7 Action Checklist / Implementation Steps
-
Run single-agent baseline → record PSA and tool count T. -
If PSA > 0.45 or T > 12 → default Single, skip to 7. -
Score task decomposability (0–1): can sub-outputs be merged without order? -
Estimate Ec and O% from small 3-agent dry run (100 traces enough). -
Plug into predictor; positive Δ → proceed, negative → stay Single. -
Choose architecture: -
High decomposability → Centralized -
Dynamic env → Decentralized -
Budget luxury + need creativity → Hybrid (accept 6× tokens)
-
-
Cap team at 4 agents; beyond this, latency grows super-linearly. -
Monitor production: Ec < 0.1 or error amplification Ae > 10 → rollback.
One-page Overview
Adding agents only helps when three stars align: task can be split, tool count is modest, and single-agent accuracy is below ~45 %. A data-driven formula predicts the delta before deployment; 180 experiments show gains from +81 % to −70 % depending on task structure, not model brand.
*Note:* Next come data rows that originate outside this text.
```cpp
template <typename real>
int dispatch_solve_quad(int nx, int nu, const SolveArgs<real> &a, const TraceArgs<real> *tr, real *ws,
                        hipStream_t stream) {
    return for_dims(nx, nu, ALQP_E_UNSUPPORTED, [&](auto NX, auto NU) {
        if (tr) return launch_quad_kernel<real, NX, NU>(k_solve_lin_quad<real, NX, NU, true>, a.B, stream, a, *tr, ws);
        return launch_quad_kernel<real, NX, NU>(k_solve_lin_quad<real, NX, NU, false>, a.B, stream, a, TraceArgs<real>{}, ws);
    });
}

template <typename real>
int dispatch_backward_quad(int nx, int nu, const BwdArgs<real> &a, real *ws, hipStream_t stream) {
    return for_dims(nx, nu, ALQP_E_UNSUPPORTED, [&](auto NX, auto NU) {
        return launch_quad_kernel<real, NX, NU>(k_backward_quad<real, NX, NU>, a.B, stream, a, ws);
    });
}

template <typename real>
int dispatch_solve_nonlin(int dyn_id, int nx, int nu, const SolveArgs<real> &a, real *ws, hipStream_t stream) {
    if (dyn_id == DynPendulum1l<real>::ID && nx == 2 && nu == 1)
        return launch_quad_kernel<real, 2, 1>(k_solve_lin_quad<real, 2, 1, false, DynPendulum1l<real>>, a.B, stream, a,
                                              TraceArgs<real>{}, ws);
    if (dyn_id == DynCartpole1l<real>::ID && nx == 4 && nu == 1)
        return launch_quad_kernel<real, 4, 1>(k_solve_lin_quad<real, 4, 1, false, DynCartpole1l<real>>, a.B, stream, a,
                                              TraceArgs<real>{}, ws);
    if (dyn_id == DynCartpole1l<real, 2>::ID && nx == 4 && nu == 1)
        return launch_quad_kernel<real, 4, 1>(k_solve_lin_quad<real, 4, 1, false, DynCartpole1l<real, 2>>, a.B, stream, a,
                                              TraceArgs<real>{}, ws);
    if (dyn_id == DynCartpole2l<real>::ID && nx == 6 && nu == 1)
        return launch_quad_kernel<real, 6, 1>(k_solve_lin_quad<real, 6, 1, false, DynCartpole2l<real>>, a.B, stream, a,
                                              TraceArgs<real>{}, ws);
    return ALQP_E_UNSUPPORTED;
}

template <typename real>
int dispatch_step_quad(int nx, int nu, const StepArgs<real> &a, real *ws, hipStream_t stream) {
    return for_dims(nx, nu, ALQP_E_UNSUPPORTED, [&](auto NX, auto NU) {
        return launch_quad_kernel<real, NX, NU>(k_newton_step_quad<real, NX, NU>, a.B, stream, a, ws);
    });
}

#ifdef ALQP_QUAD_F32
using quad_real = float;
#else
using quad_real = double;
#endif
template int dispatch_solve_quad<quad_real>(int, int, const SolveArgs<quad_real> &, const TraceArgs<quad_real> *, quad_real *, hipStream_t);
template int dispatch_backward_quad<quad_real>(int, int, const BwdArgs<quad_real> &, quad_real *, hipStream_t);
template int dispatch_solve_nonlin<quad_real>(int, int, int, const SolveArgs<quad_real> &, quad_real *, hipStream_t);
template int dispatch_step_quad<quad_real>(int, int, const StepArgs<quad_real> &, quad_real *, hipStream_t);

}

#if defined(ALQP_PHASE_TIMING) && defined(ALQP_QUAD_F32)
extern "C" int alqp_debug_phase_cycles(unsigned long long *out10, int reset) {
    if (out10 && hipMemcpyFromSymbol(out10, HIP_SYMBOL(alqp::g_phase_cycles), 10 * sizeof(unsigned long long)) != hipSuccess) return -1;
    if (reset) {
        unsigned long long z[10] = {0};
        if (hipMemcpyToSymbol(HIP_SYMBOL(alqp::g_phase_cycles), z, sizeof(z)) != hipSuccess) return -1;
    }
    return 0;
}
#endif
```

### deq-mpc-corl_amd/csrc/alqp_quad.hpp

```cpp
#pragma once
#include <hip/hip_runtime.h>

#include <type_traits>

#include "alqp_team.hpp"
#include "alqp_dyn.hpp"

namespace alqp {

template <int Q>
__device__ inline float qb(float v) {
    return __builtin_bit_cast(float, __builtin_amdgcn_mov_dpp(__builtin_bit_cast(int, v), Q * 0x55, 0xF, 0xF, true));
}
template <int Q>
__device__ inline double qb(double v) {
    long long b = __builtin_bit_cast(long long, v);
    int lo = __builtin_amdgcn_mov_dpp((int)(b & 0xffffffffll), Q * 0x55, 0xF, 0xF, true);
    int hi = __builtin_amdgcn_mov_dpp((int)(b >> 32), Q * 0x55, 0xF, 0xF, true);
    return __builtin_bit_cast(double, ((long long)hi << 32) | (unsigned int)lo);
}
template <typename real>
__device__ inline real qbv(real v, int src) {
    switch (src & 3) {
        case 0: return qb<0>(v);
// ... 68 lines not shown
#ifndef ALQP_EXP_NOL
#define ALQP_EXP_NOL 0
#endif
template <typename real, int SW, int N, bool IN_LDS>
struct WPanel {
    real a[SW][N];
    __device__ __forceinline__ real (&operator[](int s))[N] { return a[s]; }
    __device__ __forceinline__ const real (&operator[](int s) const)[N] { return a[s]; }
};
template <typename real, int N>
struct WRowLds {
    real *p;
    __device__ __forceinline__ real &operator[](int k) const { return p[k * 64]; }
};
template <typename real, int SW, int N>
struct WPanel<real, SW, N, true> {
    real *base;
    __device__ __forceinline__ WRowLds<real, N> operator[](int s) const { return WRowLds<real, N>{base + s * N * 64}; }
};
template <int LEN, typename real>
__device__ __forceinline__ void gload(const real *p, WRowLds<real, LEN> row) {
    real tmp[LEN];
    gload<LEN>(p, tmp);
#pragma unroll
    for (int k = 0; k < LEN; ++k) row[k] = tmp[k];
}
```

Centralized topology wins for parallel analytics, Decentralized for dynamic search, Hybrid only if budget is elastic. Keep teams ≤ 4 and always measure coordination overhead—token tax scales super-linearly with agent count.
FAQ
Q1: What is the most important single variable to check?
A: Tool count T interacting with efficiency Ec—this term dwarfs others by 57 %.
Q2: Can I stretch beyond 4 agents if latency is not an issue?
A: Token budget inflates as n^1.72; even with infinite money, per-agent reasoning depth becomes paper-thin.
Q3: Why does Independent always lose?
A: No error correction—mistakes multiply 17×; useful only for ultra-cheap ensembles where 30 % error is acceptable.
Q4: Does model family matter more than architecture?
A: No—architecture-task fit explains 3× more variance, but within the same task, picking the wrong family can swing 30 %.
Q5: Is the formula open source?
A: All coefficients and normalization stats are in the paper; no proprietary data needed to re-implement.
Q6: How do I measure Ec quickly?
A: Run 50 trials, record success and total turns; Ec = success / (turns / SAS_baseline_turns).
Q7: Will this hold for multimodal or robotics tasks?
A: Paper stays in text+tool domain; if your embodied task has similar sequential dependency and tool tax, the same trade-off logic applies but coefficients need re-fitting.